(Stored data)
- Opening Delimiter -
__global__ __launch_bounds__(256) void up2_bwd_kernel(const float* __restrict__ dy, float* __restrict__ dx, int NC, int D, int H, int W) {
    const int Do = 2 * D, Ho = 2 * H, Wo = 2 * W;
    const size_t total = (size_t)NC * D * H * W;
    for (size_t i = (size_t)blockIdx.x * 256 + threadIdx.x; i < total; i += (size_t)gridDim.x * 256) {
        const int kx = (int)(i % W);
        size_t r = i / W;
        const int ky = (int)(r % H); r /= H;
        const int kz = (int)(r % D);
        const size_t nc = r / D;
        float wz[4], wy[4], wx[4];
#pragma unroll
        for (int t = 0; t < 4; ++t) {
            const int oz = 2 * kz - 1 + t, oy = 2 * ky - 1 + t, ox = 2 * kx - 1 + t;
            wz[t] = (oz >= 0 && oz < Do) ? up2_coef(oz, D, kz) : 0.f;
            wy[t] = (oy >= 0 && oy < Ho) ? up2_coef(oy, H, ky) : 0.f;
            wx[t] = (ox >= 0 && ox < Wo) ? up2_coef(ox, W, kx) : 0.f;
        }
        float acc = 0.f;
#pragma unroll
        for (int a = 0; a < 4; ++a) {
            if (wz[a] == 0.f) continue;
            const int oz = 2 * kz - 1 + a;
            float accy = 0.f;
#pragma unroll
            for (int b = 0; b < 4; ++b) {
                if (wy[b] == 0.f) continue;
                const int oy = 2 * ky - 1 + b;
                const float* p = dy + ((nc * Do + oz) * Ho + oy) * (size_t)Wo;
                float accx = 0.f;
#pragma unroll
                for (int c = 0; c < 4; ++c) {
                    const int ox = 2 * kx - 1 + c;
                    if (wx[c] != 0.f) accx += wx[c] * p[ox];
                }
                accy += wy[b] * accx;
            }
            acc += wz[a] * accy;
        }
        dx[i] = acc;
    }
}
__global__ __launch_bounds__(256) void up2_bwd_vec_kernel(const float* __restrict__ dy, float* __restrict__ dx, int NC, int D, int H, int W) {
    const int Do = 2 * D, Ho = 2 * H, Wo = 2 * W, Wh = W / 2;
    const size_t total = (size_t)NC * D * H * Wh;
    for (size_t i = (size_t)blockIdx.x * 256 + threadIdx.x; i < total; i += (size_t)gridDim.x * 256) {
        const int m = (int)(i % Wh);
        size_t r = i / Wh;
        const int ky = (int)(r % H); r /= H;
        const int kz = (int)(r % D);
        const size_t nc = r / D;
        const int k0 = 2 * m, k1 = 2 * m + 1;
        float wz[4], wy[4], wa[4], wb[4];
#pragma unroll
        for (int t = 0; t < 4; ++t) {
            const int oz = 2 * kz - 1 + t, oy = 2 * ky - 1 + t, oa = 2 * k0 - 1 + t, ob = 2 * k1 - 1 + t;
            wz[t] = (oz >= 0 && oz < Do) ? up2_coef(oz, D, kz) : 0.f;
            wy[t] = (oy >= 0 && oy < Ho) ? up2_coef(oy, H, ky) : 0.f;
            wa[t] = (oa >= 0 && oa < Wo) ? up2_coef(oa, W, k0) : 0.f;
            wb[t] = (ob >= 0 && ob < Wo) ? up2_coef(ob, W, k1) : 0.f;
        }
        const int oxl = 4 * m - 1 >= 0 ? 4 * m - 1 : 0, oxr = 4 * m + 4 < Wo ? 4 * m + 4 : Wo - 1;
        float acc0 = 0.f, acc1 = 0.f;
#pragma unroll
        for (int a = 0; a < 4; ++a) {
            const int oz = 2 * kz - 1 + a;
            const int ozc = oz < 0 ? 0 : (oz >= Do ? Do - 1 : oz);
            float ay0 = 0.f, ay1 = 0.f;
#pragma unroll
            for (int b = 0; b < 4; ++b) {
                const int oy = 2 * ky - 1 + b;
                const int oyc = oy < 0 ? 0 : (oy >= Ho ? Ho - 1 : oy);
                const float* p = dy + ((nc * Do + ozc) * Ho + oyc) * (size_t)Wo;
                const float4 f = *reinterpret_cast<const float4*>(p + 4 * m);
                const float fl = p[oxl], fr = p[oxr];
                ay0 += wy[b] * (wa[0] * fl + wa[1] * f.x + wa[2] * f.y + wa[3] * f.z);
                ay1 += wy[b] * (wb[0] * f.y + wb[1] * f.z + wb[2] * f.w + wb[3] * fr);
            }
            acc0 += wz[a] * ay0;
            acc1 += wz[a] * ay1;
        }
        *reinterpret_cast<float2*>(dx + ((nc * D + kz) * H + ky) * (size_t)W + 2 * m) = make_float2(acc0, acc1);
    }
}
int up2_bwd_launch(const float* dy, float* dx, int N, int C, int D, int H, int W, hipStream_t s) {
    if ((W & 1) == 0) {
        const size_t tv = (size_t)N * C * D * H * (W / 2);
        hipLaunchKernelGGL(up2_bwd_vec_kernel, dim3(grid1d(tv, 256)), dim3(256), 0, s, dy, dx, N * C, D, H, W);
        RU_CHECK_LAUNCH("up2_bwd_vec_kernel");
        return RU_OK;
    }
    const size_t total = (size_t)N * C * D * H * W;
    hipLaunchKernelGGL(up2_bwd_kernel, dim3(grid1d(total, 256)), dim3(256), 0, s, dy, dx, N * C, D, H, W);
    RU_CHECK_LAUNCH("up2_bwd_kernel");
    return RU_OK;
}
- Closing Delimiter -
▸ **Problem to solve**:
Word for word, repeat the data from its first line through the line with "const size_t total = (size_t)NC * D * H * W;", including both of those lines and no others.

▸ **Output**:
__global__ __launch_bounds__(256) void up2_bwd_kernel(const float* __restrict__ dy, float* __restrict__ dx, int NC, int D, int H, int W) {
    const int Do = 2 * D, Ho = 2 * H, Wo = 2 * W;
    const size_t total = (size_t)NC * D * H * W;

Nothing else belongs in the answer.